Common Time Series Operations

# Calculate time difference between events
df = df.withColumn(
    "time_diff_seconds", 
    F.unix_timestamp(df["current_time"]) - F.unix_timestamp(df["previous_time"])
)

# Group time into bins
df = df.withColumn(
    "hour_bin", 
    F.date_trunc("hour", df["timestamp"])
)

# Moving averages
windowSpec = Window.partitionBy("id").orderBy("timestamp").rowsBetween(-3, 0)
df = df.withColumn("moving_avg_4_periods", F.avg("value").over(windowSpec))

# Lag/lead calculations
windowSpec = Window.partitionBy("id").orderBy("timestamp")
df = df.withColumn("prev_value", F.lag("value", 1).over(windowSpec))
df = df.withColumn("change", df["value"] - df["prev_value"])
df = df.withColumn("pct_change", (df["value"] - df["prev_value"]) / df["prev_value"] * 100)
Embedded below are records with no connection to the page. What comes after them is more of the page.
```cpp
extern "C" int st_resnet_forward(const st_resnet* r, const float* images_nchw, int B, int H, int W,
                                 const void* weights, const float* bn_gamma, const float* bn_beta,
                                 float* bn_running_mean, float* bn_running_var,
                                 int train, float momentum, float eps,
                                 void* workspace, size_t workspace_bytes,
                                 void* feat_nhwc_out, void* pooled_out, int pooled_dtype, float* ncp_out,
                                 void* stream) {
  ST_CHECK(r && images_nchw && weights && bn_gamma && bn_beta && bn_running_mean && bn_running_var && workspace,
           "st_resnet_forward: null pointer");
  ST_CHECK(B > 0 && H >= 32 && W >= 32, "st_resnet_forward: bad input size %dx%dx%d", B, H, W);
  const Layout lay = make_layout(r, B, H, W);
  ST_CHECK(workspace_bytes >= lay.total, "st_resnet_forward: workspace too small (%zu < %zu)", workspace_bytes, lay.total);
  FwdPlan p;
  if (plan_forward(r, B, H, W, train != 0, p)) return 1;
  const BnTable& tab = p.tab;
  hipStream_t st = reinterpret_cast<hipStream_t>(stream);
  const int dt = r->dtype;
  const size_t es = st_dtype_size(dt);
  char* ws = reinterpret_cast<char*>(workspace);
  char* slot[S_COUNT];
  slot[S_IN] = ws; ws += lay.in_bytes;
  char* s2dw = ws; ws += lay.s2dw_bytes;
  slot[S_STEM] = ws; ws += lay.stem_bytes;
  for (int i = 0; i < 3; ++i) { slot[S_WIDE + i] = ws; ws += lay.wide_bytes; }
  for (int i = 0; i < 2; ++i) { slot[S_NARROW + i] = ws; ws += lay.narrow_bytes; }
  float* stats = reinterpret_cast<float*>(ws); ws += lay.stats_bytes;
  float* fold = reinterpret_cast<float*>(ws);
  const int total = (int)r->bntotal;
  float* fscale = fold; float* fshift = fold + total;

  if (train) {
    if (hipMemsetAsync(stats, 0, lay.stats_bytes, st) != hipSuccess) { st_set_error("memset failed"); return 1; }
  } else {
    hipLaunchKernelGGL(bn_fold_kernel, dim3((total + 255) / 256), dim3(256), 0, st, bn_gamma, bn_beta, bn_running_mean,
                       bn_running_var, fscale, fshift, total, eps);
    ST_LAUNCH_CHECK();
  }
  if (p.s2d) {
    if (st_nchw_to_s2d16(images_nchw, slot[S_IN], dt, B, H, W, stream)) return 1;
  } else if (st_nchw_to_nhwc(images_nchw, slot[S_IN], dt, B, 3, H, W, r->cpad0, stream)) return 1;

  auto S = [&](int s) -> void* { return s == S_NONE ? nullptr : slot[s]; };
  auto wts = [&](size_t off) { return reinterpret_cast<const char*>(weights) + off * es; };
  struct BnRef { const float* stats; const float* gamma; const float* beta; int rep; };
  auto bn = [&](int ci) { const ConvL& c = r->convs[ci]; return BnRef{stats + tab.soff[ci], bn_gamma + c.bnoff, bn_beta + c.bnoff, tab.rep[ci]}; };
  auto set_in = [&](auto& d, const Launch& l) {
    if (l.in_ci < 0) return;
    const BnRef b = bn(l.in_ci);
    d.in_stats = b.stats; d.in_gamma = b.gamma; d.in_beta = b.beta; d.in_count = tab.count[l.in_ci]; d.in_eps = eps;
  };
  auto set_out = [&](auto& d, const Launch& l) {
    const ConvL& c = r->convs[l.ci];
    if (train) { d.stats = stats + tab.soff[l.ci]; d.stats_replicas = l.rep_out; }
    else { d.scale = fscale + c.bnoff; d.shift = fshift + c.bnoff; d.relu = l.relu; }
  };
  auto set_fused = [&](auto& k, const Launch& l) {
    const BnRef b2 = bn(l.in_ci), b3 = bn(l.pc);
    k.bn2_stats = b2.stats; k.bn2_gamma = b2.gamma; k.bn2_beta = b2.beta; k.bn2_replicas = b2.rep;
    k.bn3_stats = b3.stats; k.bn3_gamma = b3.gamma; k.bn3_beta = b3.beta; k.bn3_replicas = b3.rep;
    if (l.id_ci >= 0) { const BnRef i = bn(l.id_ci); k.id_stats = i.stats; k.id_gamma = i.gamma; k.id_beta = i.beta; k.id_replicas = i.rep; }
    k.count = tab.count[l.pc]; k.eps = eps;
  };
  size_t taps_used = 0;
  auto run = [&](const Launch& l) -> int {
    const ConvL& c = r->convs[l.ci];
    const long rows = (long)B * l.hin * l.win;
    switch (l.route) {
      case R_STEM: case R_IGEMM: {
        st_conv_desc d{};
        const int cin_p = c.cin == 3 ? r->cpad0 : c.cin;
        d.x = S(l.x); d.w = wts(c.woff); d.y = S(l.y); d.residual = S(l.res);
        d.dtype = dt; d.out_dtype = dt;
        d.B = B; d.Hin = l.hin; d.Win = l.win; d.Cin = cin_p;
        d.Ho = conv_out(l.hin, c.k, c.stride, c.pad); d.Wo = conv_out(l.win, c.k, c.stride, c.pad);
        d.N = c.cout; d.KH = c.k; d.KW = c.k; d.stride = c.stride; d.pad = c.pad;
        d.ldx = cin_p; d.ldw = c.k * c.k * cin_p; d.ldy = c.cout; d.Cin_logical = c.cin; d.k_order = c.korder;
        if (l.route == R_STEM && p.s2d) {
          if (st_stem_weight_s2d(wts(c.woff), s2dw, dt, r->cpad0, stream)) return 1;
          d.w = s2dw; d.Hin = l.hin / 2 + 3; d.Win = l.win / 2 + 3; d.Cin = 64; d.ldx = 16; d.KH = 4; d.KW = 1; d.stride = 1; d.pad = 0;
          d.ldw = 256; d.Cin_logical = 36;
        }
        set_in(d, l); set_out(d, l);
        return st_conv(&d, stream);
      }
      case R_IMG: case R_S2: {
        st_conv3x3_img_desc g{};
        g.x = S(l.x); g.w_frag = wts(c.woff_frag); g.y = S(l.y);
        g.B = B; g.H = l.hin; g.W = l.win; g.C = c.cin; g.N = c.cout; g.in_stats_replicas = l.rep_in;
        set_in(g, l); set_out(g, l);
        return l.route == R_IMG ? st_conv3x3_img(&g, stream) : st_conv3x3_s2(&g, stream);
      }
      case R_WREG: case R_ASTAT: case R_KSTREAM: {
        st_conv1x1_wreg_desc g{};
        g.x = S(l.x); g.w_frag = wts(c.woff_frag); g.y = S(l.y); g.residual = S(l.res);
        g.B = B; g.Hin = l.hin; g.Win = l.win; g.C = c.cin; g.N = c.cout; g.stride = c.stride; g.in_stats_replicas = l.rep_in;
        set_in(g, l); set_out(g, l);
        if (l.route == R_WREG) return st_conv1x1_wreg(&g, stream);
        if (l.route == R_ASTAT) return st_conv1x1_astat(&g, stream);
        ST_CHECK(!g.in_stats, "st_resnet_forward: the long-K pointwise kernel has no input transform");
        return st_conv1x1_kstream(&g, stream);
      }
      case R_KFUSE: {
        st_conv1x1_kfuse_desc k{};
        const BnRef f = bn(l.pc);
        k.raw = S(l.x); k.identity = S(l.res); k.x_out = S(l.xout); k.w_frag = wts(c.woff_frag); k.y = S(l.y);
        k.stats = stats + tab.soff[l.ci]; k.stats_replicas = l.rep_out;
        k.f_stats = f.stats; k.f_gamma = f.gamma; k.f_beta = f.beta; k.f_count = tab.count[l.pc]; k.f_eps = eps; k.f_stats_replicas = f.rep;
        k.rows = rows; k.C = c.cin; k.N = c.cout;
        if (l.id_ci >= 0) { const BnRef i = bn(l.id_ci); k.id_stats = i.stats; k.id_gamma = i.gamma; k.id_beta = i.beta; k.id_stats_replicas = i.rep; }
        return st_conv1x1_kfuse(&k, stream);
      }
      case R_B2B: case R_B2B0: {
        const ConvL& c3 = r->convs[l.pc];
        st_conv_b2b_desc k{};
        k.raw2 = S(l.x); k.w3_frag = wts(c3.woff_frag); k.identity = S(l.res); k.x_out = S(l.xout);
        set_fused(k, l);
        k.rows = rows; k.C1 = c3.cin; k.C2 = c3.cout;
        if (l.route == R_B2B) {
          k.w1_frag = wts(c.woff_frag); k.y = S(l.y); k.stats = stats + tab.soff[l.ci]; k.stats_replicas = l.rep_out; k.N = c.cout;
        }
        return st_conv_b2b(&k, stream);
      }
      case R_C3C1: {
        const ConvL& c3 = r->convs[l.pc];
        st_conv_c3c1_desc k{};
        k.x2 = S(l.x); k.w3_frag = wts(c3.woff_frag); k.identity = S(l.res); k.x_out = S(l.xout); k.w1_frag = wts(c.woff_frag); k.y = S(l.y);
        if (train) {
          k.stats = stats + tab.soff[l.ci]; k.stats_replicas = l.rep_out;
          set_fused(k, l);
        } else {
          k.scale3 = fscale + c3.bnoff; k.shift3 = fshift + c3.bnoff; k.scale1 = fscale + c.bnoff; k.shift1 = fshift + c.bnoff; k.relu1 = l.relu;
        }
        k.rows = rows; k.C1 = c3.cin; k.C2 = c3.cout; k.N = c.cout;
        return st_conv_c3c1(&k, stream);
      }
      case R_STEM_POOL: {
        if (st_stem_weight_frag_packed(wts(c.woff), r->cpad0, slot[S_STEM], stream)) return 1;
        st_stem_conv_pool_desc sd{};
        sd.x_s2d = S(l.x); sd.w_frag = slot[S_STEM]; sd.y = S(l.y); sd.B = B; sd.H = l.hin; sd.W = l.win;
        if (train) { sd.stats = stats + tab.soff[l.ci]; sd.stats_replicas = l.rep_out; sd.gamma = bn_gamma + c.bnoff; }
        else { sd.scale = fscale + c.bnoff; sd.shift = fshift + c.bnoff; }
        return st_stem_conv_pool(&sd, stream);
      }
      case R_MAXPOOL:
        if (l.in_ci < 0) return st_maxpool3x3s2(S(l.x), S(l.y), dt, B, l.hin, l.win, c.cout, stream);
        return st_maxpool3x3s2_bn(S(l.x), S(l.y), dt, B, l.hin, l.win, c.cout, stats + tab.soff[l.ci], bn_gamma + c.bnoff, bn_beta + c.bnoff,
                                  nullptr, nullptr, tab.count[l.ci], eps, stream);
      case R_BN_ACT: {
        st_bn_act_desc d{};
// ... 67 lines not shown
```

Baseline: 30990 images/sec.

## Compute 1x1 conv BN statistics via input Gram matrix instead of full output

Adds a Gram-matrix path for stats-only 1x1 convolutions. Per-channel mean and variance of the conv output are derived as W·sum(x) and diag(W·XᵀX·Wᵀ), so the K×N output GEMM is replaced by a K×K Gram GEMM plus a small finish kernel. It is enabled by default only for C=64, the first-stage expansion conv, and selectable for other widths by environment variable. It needs extra scratch workspace and an additional kernel launch with atomics, and it changes the summation order of the statistics.

```diff
diff --git a/include/showtell_hip.h b/include/showtell_hip.h
--- a/include/showtell_hip.h
+++ b/include/showtell_hip.h
@@ -100,6 +100,9 @@
 int st_conv_c3c1(const st_conv_c3c1_desc* d, void* stream);
 int st_conv1x1_astat_supported(int C, int N);
 int st_conv1x1_astat(const st_conv1x1_wreg_desc* d, void* stream);
+int st_conv1x1_gram_stats_supported(int C, int N);
+size_t st_conv1x1_gram_stats_scratch_bytes(int C, long rows);
+int st_conv1x1_gram_stats(const st_conv1x1_wreg_desc* d, void* scratch, size_t scratch_bytes, void* stream);
 
 int st_pack_conv_weight_frag(const float* w, void* out, int Cout, int Cin, int KH, int KW, int ntw, void* stream);
 
diff --git a/show-tell_amd/_lib.py b/show-tell_amd/_lib.py
--- a/show-tell_amd/_lib.py
+++ b/show-tell_amd/_lib.py
@@ -125,6 +125,9 @@
     "st_conv_b2b_supported": ([c_i, c_i, c_i], c_i),
     "st_conv1x1_astat_supported": ([c_i, c_i], c_i),
     "st_conv1x1_astat": ([C.POINTER(Conv1x1WregDesc), c_p], c_i),
+    "st_conv1x1_gram_stats_supported": ([c_i, c_i], c_i),
+    "st_conv1x1_gram_stats_scratch_bytes": ([c_i, c_l], C.c_size_t),
+    "st_conv1x1_gram_stats": ([C.POINTER(Conv1x1WregDesc), c_p, C.c_size_t, c_p], c_i),
     "st_conv1x1_kstream_supported": ([c_i, c_i], c_i),
     "st_conv1x1_kstream": ([C.POINTER(Conv1x1WregDesc), c_p], c_i),
     "st_pack_conv_weight_frag": ([c_p, c_p, c_i, c_i, c_i, c_i, c_i, c_p], c_i),
diff --git a/show-tell_amd/csrc/conv_gram.hip b/show-tell_amd/csrc/conv_gram.hip
--- /dev/null
+++ b/show-tell_amd/csrc/conv_gram.hip
@@ -0,0 +1,290 @@
+#include "common.h"
+#include "prof.h"
+#include <stdlib.h>
+#include <string.h>
+
+namespace {
+
+typedef __attribute__((ext_vector_type(4))) short s16x4;
+typedef __attribute__((ext_vector_type(2))) float f32x2;
+
+struct GramArgs {
+  const bf16_t* x; const bf16_t* w;
+  float* stats; int srep;
+  const float* in_stats; const float* in_gamma; const float* in_beta; float in_count, in_eps; int in_srep;
+  float* part;
+  int M, N, nstage, spw, P;
+};
+
+__device__ __forceinline__ void bn_relu_chunk_g(u32x4& v, const float* sc, const float* sh) {
+#pragma unroll
+  for (int d = 0; d < 4; ++d) {
+    const float lo = fmaxf(__uint_as_float(v[d] << 16) * sc[2 * d] + sh[2 * d], 0.f);
+    const float hi = fmaxf(__uint_as_float(v[d] & 0xffff0000u) * sc[2 * d + 1] + sh[2 * d + 1], 0.f);
+    v[d] = pack_bf16x2(lo, hi);
+  }
+}
+
+__device__ __forceinline__ f32x4 mfma_bf16_g(const u32x4& a, const u32x4& b, const f32x4& c) {
+  return __builtin_amdgcn_mfma_f32_16x16x32_bf16(*reinterpret_cast<const bf16x8*>(&a), *reinterpret_cast<const bf16x8*>(&b), c, 0, 0, 0);
+}
+
+__device__ __forceinline__ u32x2 lds_tr16(const char* p) {
+  const s16x4 v = __builtin_amdgcn_ds_read_tr16_b64_v4i16((__attribute__((address_space(3))) s16x4*)(p));
+  return *reinterpret_cast<const u32x2*>(&v);
+}
+
+constexpr int kGramStageBytes = 16384;
+
+template <int K, int NT>
+__global__ __launch_bounds__(NT) __attribute__((amdgpu_waves_per_eu(NT / 256, NT / 256))) void gram_partial_kernel(GramArgs a) {
+  constexpr int PIX = 2 * K + 32, BM = kGramStageBytes / K, CH8 = K / 8, RPP = NT / CH8, NL = BM / RPP;
+  constexpr int TR = K / 64, TC = K / 16, KB = BM / 32;
+  constexpr int CG = NT / 256, TCW = TC / CG;
+  constexpr int TCH = TCW < 8 ? TCW : 8;
+  static_assert(NL * NT == 2048 && BM % 32 == 0 && TCW % TCH == 0, "stage shape");
+  extern __shared__ __attribute__((aligned(16))) char smem[];
+  float* coef = reinterpret_cast<float*>(smem + 2 * BM * PIX);
+
+  const int tid = threadIdx.x, lane = tid & 63;
+  const int wid = __builtin_amdgcn_readfirstlane(tid >> 6);
+  const int rg = wid & 3, cg = wid >> 2;
+  const int s0 = blockIdx.x * a.spw;
+  const int s1 = s0 + a.spw < a.nstage ? s0 + a.spw : a.nstage;
+  const bool xf = a.in_stats != nullptr;
+  StatHead shd;
+  if (xf) stat_head_issue(shd, a.in_stats, a.in_srep, K, tid % K, a.in_gamma, a.in_beta);
+
+  const int cch = tid % CH8, lrow = tid / CH8;
+  u32x4 v[NL];
+  auto load = [&](int s) {
+#pragma unroll
+    for (int i = 0; i < NL; ++i) {
+      int m = s * BM + lrow + i * RPP;
+      m = m < a.M ? m : a.M - 1;
+      v[i] = *reinterpret_cast<const u32x4*>(a.x + (size_t)m * K + cch * 8);
+    }
+  };
+  load(s0);
+  float sc[8], sh[8];
+  if (xf) {
+    if (tid < K) stat_head_finish(shd, a.in_stats, a.in_srep, K, tid, 1.0f / a.in_count, a.in_eps, coef[tid], coef[K + tid]);
+    __syncthreads();
+#pragma unroll
+    for (int e = 0; e < 8; ++e) { sc[e] = coef[cch * 8 + e]; sh[e] = coef[K + cch * 8 + e]; }
+  }
+
+  const int r16 = lane & 15, g4 = lane >> 4;
+  const int frag0 = (4 * (4 * (g4 >> 1) + (g4 & 1)) + (r16 >> 2)) * PIX + 8 * (r16 & 3);
+  auto frag = [&](const char* buf, int kb, int t) {
+    const char* p = buf + frag0 + kb * 32 * PIX + t * 32;
+    const u32x2 lo = lds_tr16(p), hi = lds_tr16(p + 8 * PIX);
+    return u32x4{lo[0], lo[1], hi[0], hi[1]};
+  };
+
+  f32x4 acc[TR][TCW];
+#pragma unroll
+  for (int i = 0; i < TR; ++i)
+#pragma unroll
+    for (int t = 0; t < TCW; ++t) acc[i][t] = f32x4{0.f, 0.f, 0.f, 0.f};
+  float cs[8];
+#pragma unroll
+  for (int e = 0; e < 8; ++e) cs[e] = 0.f;
+
+  for (int s = s0; s < s1; ++s) {
+    char* buf = smem + ((s - s0) & 1) * BM * PIX;
+#pragma unroll
+    for (int i = 0; i < NL; ++i) {
+      if (xf) bn_relu_chunk_g(v[i], sc, sh);
+      if (s * BM + lrow + i * RPP >= a.M) v[i] = u32x4{0u, 0u, 0u, 0u};
+      *reinterpret_cast<u32x4*>(buf + (lrow + i * RPP) * PIX + cch * 16) = v[i];
+#pragma unroll
+      for (int d = 0; d < 4; ++d) { cs[2 * d] += __uint_as_float(v[i][d] << 16); cs[2 * d + 1] += __uint_as_float(v[i][d] & 0xffff0000u); }
+    }
+    if (s + 1 < s1) load(s + 1);
+    __syncthreads();
+#pragma unroll
+    for (int kb = 0; kb < KB; ++kb) {
+      u32x4 fa[TR];
+#pragma unroll
+      for (int i = 0; i < TR; ++i) fa[i] = frag(buf, kb, TR * rg + i);
+#pragma unroll
+      for (int t0 = 0; t0 < TCW; t0 += TCH) {
+        u32x4 fb[TCH];
+#pragma unroll
+        for (int t = 0; t < TCH; ++t) fb[t] = frag(buf, kb, cg * TCW + t0 + t);
+#pragma unroll
+        for (int i = 0; i < TR; ++i)
+#pragma unroll
+          for (int t = 0; t < TCH; ++t) acc[i][t0 + t] = mfma_bf16_g(fa[i], fb[t], acc[i][t0 + t]);
+      }
+    }
+  }
+
+  float* gp = a.part + (size_t)blockIdx.x * (K * K + K);
+#pragma unroll
+  for (int i = 0; i < TR; ++i) {
+    const int c0 = 16 * (TR * rg + i) + 4 * g4;
+#pragma unroll
+    for (int t = 0; t < TCW; ++t) *reinterpret_cast<f32x4*>(gp + (size_t)(16 * (cg * TCW + t) + r16) * K + c0) = acc[i][t];
+  }
+  float* sred = reinterpret_cast<float*>(smem);
+  __syncthreads();
+#pragma unroll
+  for (int e = 0; e < 8; e += 4) *reinterpret_cast<f32x4*>(sred + lrow * K + cch * 8 + e) = f32x4{cs[e], cs[e + 1], cs[e + 2], cs[e + 3]};
+  __syncthreads();
+  if (tid < K) {
+    float sm = 0.f;
+#pragma unroll
+    for (int q = 0; q < RPP; ++q) sm += sred[q * K + tid];
+    gp[K * K + tid] = sm;
+  }
+}
+
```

Error Handling and Debugging

# Handling exceptions in UDFs
def safe_divide(a, b):
    try:
        return a / b
    except:
        return None  # Return None for errors

safe_divide_udf = F.udf(safe_divide, T.DoubleType())

# Validate data with when/otherwise
df = df.withColumn(
    "status",
    F.when(df["age"] < 0, "Invalid age")
    .when(df["salary"] < 0, "Invalid salary")
    .otherwise("Valid")
)

# Get a sample of problematic records
problem_records = df.filter("status != 'Valid'").limit(10)
problem_records.show()

# Write execution plan for debugging
print(df.explain())  # Logical and physical plans
print(df.explain(True))  # Extended explanation

Tips for Working with Large Datasets

  • Use appropriate file formats (Parquet or ORC) instead of CSV/JSON for better compression and performance
  • Partition your data sensibly based on frequent query patterns
  • Use broadcast joins for small dataframes to avoid shuffling
  • Reduce the number of transformations by combining operations
  • Persist/cache intermediate results that are used multiple times
  • Use appropriate data types (e.g., using IntegerType instead of StringType for numeric data)
  • Consider repartitioning if your partitions are very skewed
  • Use explain() to understand and optimize execution plans

Remember that PySpark is lazy in evaluation - transformations are not executed until an action (like show(), count(), or collect()) is called. This allows Spark to optimize the execution plan.